Claremont House. An example of a painted name on a house in Montpellier Terrace (you may just be able to see in the picture that the stone has been painted with cream paint underneath the letters to give it a solid background). The balcony above is a very nice example of early wrought-ironwork, with which Montpellier Terrace is especially well endowed.

Clarence Square. A typical modern Cheltenham street sign. I’m glad the council has been sensitive enough to maintain the local style of white letters on a black background rather than the boring blue-on-fluorescent-white things which have become ubiquitous in recent years. And at least this one is metal – the recent move towards plastic nameplates has not been so good. But it still looks a bit “municipal” in this historic Pittville square.

Chester Walk. Discreetly nailed to the ashlar face at the back of the library, this is another of the confident sans-serif jobs which always seem to look good, even when in need of a lick of paint. Named after Colonel Berkeley’s gorgeous Chester House, once the centre of Regency social life but now demolished, this unassuming little lane is among Cheltenham’s most ancient streets; read about it here.

Christ Church Road. Now that’s a proper cast iron job. The spacing is a bit funny (look at the huge T in relation to the other letters) but it has character and the highly raised letters stand out from the background. The narrow sans-serif face is much lighter and plainer than the one above. I’m grateful to John who lives in Christ Church Road for pointing out that this older sign shows the correct naming of the street in three separate words, while a couple of newer replacement signs elsewhere in the street have incorrectly condensed it to “Christchurch” Road.

Cheltenham Magistrates Court, St George’s Road. I’ll be honest – I bloody hate this building, with its concrete fins and its depressing monospaced windows and anaemic railings, and all the more so because its nauseous bulk replaced a group of Victorian villas during the demolition frenzy of the late 1960s. But it’s a courthouse – it’s not designed to be loved. The recently replaced signage at the front has brought a kind of no-nonsense dignity to what is otherwise a hideous architectural own-goal.

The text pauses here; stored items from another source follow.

# Leonhard111/M3L

Measured on NVIDIA B200. Metric: VTMAE train samples/sec (fwd+bwd+AdamW), higher is better.
Workload: dtype bf16

## Files before the change

include/m3l_b200.h:

```cpp
#ifndef M3L_B200_H_
#define M3L_B200_H_

#include <stddef.h>
#include <stdint.h>

#ifdef __cplusplus
extern "C" {
#endif

const char* m3l_last_error(void);

typedef struct m3l_gemm_args {
  const void* a;
  const void* b;
  int32_t lda, ldb;
  int32_t a_mn_major;
  int32_t b_mn_major;
  int32_t m, n, k;
  int32_t splits;
  int32_t bn;
  void* out;
  int32_t ldo;
  int32_t out_mode;
  const float* bias;
  const void* residual;
  int32_t ldr;
  int32_t act;
  void* aux_out;
  const void* aux_in;
  int32_t ld_aux;
  float alpha;
  float* colsum_out;
  void* out2;
  const void* dot_side;
  int32_t ld_dot;
  float* dot_out;
  const void* ln_x;
  const float* ln_stats;
  const float* ln_gamma;
  const void* ln_skip;
  float* ln_dgamma;
  float* ln_dbeta;
  float* ln_dxcol;
} m3l_gemm_args;

int m3l_gemm_bf16(const m3l_gemm_args* args, void* stream);


typedef struct m3l_ln_mlp_args {
  const void* x;
  int32_t rows, dim, hidden;
  const float* gamma;
  const float* beta;
  float eps;
  const void* w1;
  const float* b1;
  const void* w2;
  const float* b2;
  void* out;
  int32_t out_has_x;
  float* stats;
  void* xn_out;
  void* h_out;
  void* gp_out;
} m3l_ln_mlp_args;

int m3l_ln_mlp_fwd(const m3l_ln_mlp_args* args, void* stream);

#define M3L_MAX_SEGMENTS 8
typedef struct m3l_mask_segments {
  int32_t count;
  int32_t offset[M3L_MAX_SEGMENTS];
  int32_t length[M3L_MAX_SEGMENTS];
  int32_t n_masked[M3L_MAX_SEGMENTS];
} m3l_mask_segments;

int m3l_mask_indices(const float* noise, int batch, int n_total, const m3l_mask_segments* segs,
                     int64_t* masked, int64_t* unmasked, int32_t* slot_of_token,
                     int32_t* unmasked_i32, int32_t* masked_row_of_token, int n_masked_first,
                     void* stream);

typedef struct m3l_patch_source {
  const void* src[4];
  int32_t channels, height, width, patch_h, patch_w;
  int32_t token_base;
  int32_t layout;
  int32_t dtype;
  int64_t stride_b;
  int32_t chan_group;
  int32_t stride_f, stride_ch, stride_y, stride_x;
  float norm_lo, norm_span;
} m3l_patch_source;

int m3l_patch_layernorm(const m3l_patch_source* src, int batch, const int64_t* tok_idx, int idx_ld,
                        int col0, int ncols, const float* gamma, const float* beta, float eps,
                        void* out_bf16, void* xhat_bf16, void* stream);

int m3l_layernorm_fwd(const void* x, int x_fp32, int rows, int dim, const float* gamma,
                      const float* beta, float eps, void* y_bf16, float* stats,
                      const int32_t* dst_row, const float* add0, const int32_t* add0_row,
                      const float* add1, const int32_t* add1_row, void* stream);

int m3l_layernorm_bwd(const void* dy_bf16, const int32_t* src_row, const void* x, int x_fp32,
                      const float* stats, int rows, int dim, const float* gamma,
                      const void* skip_bf16, void* dx, int dx_fp32, float* dgamma, float* dbeta,
                      float* dx_colsum, void* stream);

int m3l_decoder_assemble_fwd(const void* d_bf16, int n_visible, const float* mask_token,
                             const int32_t* slot_of_token, int batch, int n_tokens, int dim,
                             const float* add0, const int32_t* tok_class, const float* add1,
                             void* z_bf16, void* stream);
int m3l_decoder_assemble_bwd(const void* dz_bf16, const int32_t* slot_of_token, int batch,
                             int n_tokens, int dim, int n_visible, void* dd_bf16,
                             float* dmask_token, float* dadd0, const int32_t* tok_class,
                             int n_classes, float* dadd1, void* stream);
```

Church Street. Another ugly one – but Cheltonia’s job is to show Cheltenham as it really is, not as the tourist brochures would have it. This probably dates from the 1960s when the office block it’s attached to was built. I’ll wager that many residents of Cheltenham will not have heard of Church Street let alone be able to give directions to it – and yet it’s one of the oldest and most central streets, and predates the Regency town by centuries. It’s the narrow lane which hugs the perimeter wall of the churchyard and is too discreet and unassuming to really be noticed by anybody. This street sign is lead grey, very small, partially obscured and tucked away inside an alley, apparently noticed only by people who like to throw kebabs and curry sauce at it.

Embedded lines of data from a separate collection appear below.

#define STEP(name, x)                                                                    \
  do {                                                                                   \
// ... 336 lines not shown
    ds->lw_pos.ensure(n_long + 8);
    ds->lwn.ensure(n_long + 8);
    ds->scan_tmp2.ensure(scan_tmp_elems(n_long + 1) + 64);
    w.long_pos = ds->long_pos.p;
    w.lw_pos = ds->lw_pos.p;
    STEP("long_prep", launch_long_prep(w, tb, ds->side, n_long, ds->lwn.p, (uint32_t*)ds->scan_tmp2.p,
                                       ds->scan_tmp2.cap * 2));
    HIPTRY(hipMemcpyAsync((void*)tot, ds->long_pos.p + n_long, 4, hipMemcpyDeviceToHost, ds->side));
    HIPTRY(hipMemcpyAsync((void*)(tot + 1), ds->lw_pos.p + n_long, 4, hipMemcpyDeviceToHost, ds->side));
    HIPTRY(hipEventRecord(ds->ev_tot, ds->side));
  }
  const uint32_t c3n = seg_cnt[kCtrC3Count];
  const bool c3_sparse = c3n != 0 && c3n <= c3_limit && c3n <= w.c3_max;
  const char* ov_var = getenv("CTOK_OVERLAP");
  const int overlap = ov_var ? atoi(ov_var) : kOverlapDefault;
  const bool mid_side = overlap >= 1 && seg_cnt[0] == 0;
  ds->last_mid_side = mid_side;
  STEP("bpe_mid", launch_bpe_class(w, tb, 2, mid_side ? ds->side : s, lx(8, 10)));
  if (c3_sparse) STEP("bpe_c3_sparse", launch_c3_sparse(w, tb, c3n, s, lx(-1, 9)));
  else STEP("bpe_c3", launch_bpe_class(w, tb, 4, s, lx(-1, 9)));
  if (!spec_fail1 && n_long) {
    for (;;) {
      const hipError_t e = hipEventQuery(ds->ev_tot);
      if (e == hipSuccess) break;
      if (e != hipErrorNotReady) throw_err(CTOK_E_DEVICE, std::string("hipEventQuery: ") + hipGetErrorString(e));
    }
    const bool any_gmem = tot[1] != 0;
    ds->lids.ensure((uint64_t)tot[0] + 64);
    ds->lw.ensure(4 * (uint64_t)tot[1] + 64);
    w.lids = ds->lids.p;
    w.lw = ds->lw.p;
    STEP("bpe_long", launch_bpe_long(w, tb, ds->side, n_long, seg_cnt[kCtrAnyC3] != 0 && !c3_sparse, any_gmem));
  }
  if (n_long || mid_side) {
    HIPTRY(hipEventRecord(ds->ev_join, ds->side));
    HIPTRY(hipStreamWaitEvent(s, ds->ev_join, 0));
  }
  const bool dropped_pass = tb.n_at == 0 && !tb.all_bytes;
  STEP("bpe_dropped", launch_bpe_class(w, tb, 3, s, lx(5, -1)));
  static const bool copy_res = getenv("CTOK_COPY_RESULTS") != nullptr;
  w.host_res = copy_res ? nullptr : ds->host_dev;
  STEP("emit", launch_emit(w, d_ids, ids_cap, d_tok_off, s, st != nullptr, seg_cnt[kCtrEmptyDocs] != 0,
                           lx(3, -1), lx(-1, 6)));
  if (!w.host_res) {
    HIPTRY(hipMemcpyAsync(ds->host, d_tok_off + n_docs, 8, hipMemcpyDeviceToHost, s));
    HIPTRY(hipMemcpyAsync(ds->host + 1, ds->counters.p, kNumCounters * 4, hipMemcpyDeviceToHost, s));
  }
  Laps laps;
  int lap[11];
  if (tm) {
    hipEvent_t* e = ds->ev;
    const bool passes = tb.n_at == 0;
    lap[0] = laps.add(e[0], e[1]);
    lap[1] = laps.add(e[7], e[1]);
    lap[2] = laps.add(e[1], e[2]);
    lap[3] = !passes ? -1 : mid_side ? laps.add(e[2], e[10]) : laps.add(e[8], e[10]);
    lap[4] = passes ? laps.add(e[2], e[9]) : -1;
    lap[5] = laps.add(e[1], e[2]);
    lap[6] = passes ? laps.add(e[1], e[10]) : -1;
    lap[7] = passes ? laps.add(e[1], e[9]) : -1;
    lap[8] = laps.add(e[1], e[dropped_pass ? 5 : 3]);
    lap[9] = laps.add(e[3], e[6]);
    lap[10] = laps.add(e[0], e[6]);
  }
  HP(5);
  spin_sync(ds, s, [&] { laps.poll(); });
  HP(6);
  laps.finish();
  HP(7);
  uint64_t ntok = ((volatile uint64_t*)ds->host)[0];
  if (w.wgrec) {
    std::vector<uint64_t> r(kWgRecWords);
    HIPTRY(hipMemcpy(r.data(), w.wgrec, kWgRecWords * 8, hipMemcpyDeviceToHost));
    uint64_t t0 = ~0ull;
// ... 656 lines not shown
int ctok_special_token(const ctok* t, uint64_t i, char* buf, size_t cap, size_t* len, uint32_t* id) {
  if (!t || !len || !id) return fail(CTOK_E_ARG, "null argument");
  if (i >= t->special.size()) return fail(CTOK_E_ARG, "index out of range");
  const auto& e = t->special[i];
  *len = e.first.size();
  *id = e.second;
  if (buf && cap) memcpy(buf, e.first.data(), std::min(cap, e.first.size()));
  return CTOK_OK;
}
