-template <int WM, int WN, int NTW>
-int pt_launch(const SrPtParams& p, int tiles_m, hipStream_t stream) {
+template <int WM, int WN, int NTW, bool GATE, int D>
+int pt_launch_depth(const SrPtParams& p, int tiles_m, hipStream_t stream) {
   constexpr int BM = 32 * WM, BN = 32 * WN * NTW;
-  const size_t lds = (size_t)2 * (BM * PT_AROW + (PT_KS / 8) * 2 * BN * 4) * sizeof(float);
-  const dim3 grid((unsigned)(tiles_m * p.tiles_n), (unsigned)p.ksplit);
-  if (p.gate) {
-    hipError_t e = hipFuncSetAttribute((const void*)sr_pw_tiled_kernel<WM, WN, NTW, true>,
+  constexpr size_t lds = (size_t)2 * (BM * PT_AROW + (PT_KS / 8) * 2 * BN * 4) * sizeof(float);
+  constexpr int kMaxDevices = 64;
+  static std::atomic<bool> prepared[kMaxDevices];
+  int dev = 0;
+  const bool cached = hipGetDevice(&dev) == hipSuccess && dev >= 0 && dev < kMaxDevices;
+  if (!cached || !prepared[dev].load(std::memory_order_acquire)) {
+    hipError_t e = hipFuncSetAttribute((const void*)sr_pw_tiled_kernel<WM, WN, NTW, GATE, D>,
                                        hipFuncAttributeMaxDynamicSharedMemorySize, (int)lds);
     if (e != hipSuccess) return sr_hip_rc(e);
-    hipLaunchKernelGGL((sr_pw_tiled_kernel<WM, WN, NTW, true>), grid, dim3(256), lds, stream, p);
-  } else {
-    hipError_t e = hipFuncSetAttribute((const void*)sr_pw_tiled_kernel<WM, WN, NTW, false>,
-                                       hipFuncAttributeMaxDynamicSharedMemorySize, (int)lds);
-    if (e != hipSuccess) return sr_hip_rc(e);
-    hipLaunchKernelGGL((sr_pw_tiled_kernel<WM, WN, NTW, false>), grid, dim3(256), lds, stream, p);
-  }
+    if (cached) prepared[dev].store(true, std::memory_order_release);
+  }
+  const dim3 grid((unsigned)(tiles_m * p.tiles_n), (unsigned)p.ksplit);
+  hipLaunchKernelGGL((sr_pw_tiled_kernel<WM, WN, NTW, GATE, D>), grid, dim3(256), lds, stream, p);
   return sr_hip_rc(hipGetLastError());
+}
+
+template <int WM, int WN, int NTW, bool GATE>
+int pt_launch_gate(const SrPtParams& p, int tiles_m, int depth, hipStream_t stream) {
+  constexpr int max_depth = NTW == 5 ? 2 : 3;
+  if (depth <= 1) return pt_launch_depth<WM, WN, NTW, GATE, 1>(p, tiles_m, stream);
+  if (depth == 2 || max_depth == 2) return pt_launch_depth<WM, WN, NTW, GATE, 2>(p, tiles_m, stream);
+  return pt_launch_depth<WM, WN, NTW, GATE, max_depth>(p, tiles_m, stream);
+}
+
+template <int WM, int WN, int NTW>
+int pt_launch(const SrPtParams& p, int tiles_m, int depth, hipStream_t stream) {
+  return p.gate ? pt_launch_gate<WM, WN, NTW, true>(p, tiles_m, depth, stream)
+                : pt_launch_gate<WM, WN, NTW, false>(p, tiles_m, depth, stream);
 }
 
 }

Crescent Bakery, St George’s Place. The bakery itself has long given way to office space and a doctor’s surgery, but its attractive name panel still stands proudly emblazoned on its gable. The design successfully combines the pilasters and volutes of its Neoclassical neighbours (the building backs onto the gardens of Royal Crescent) with the more organic Art Nouveau typography of the building’s own time period.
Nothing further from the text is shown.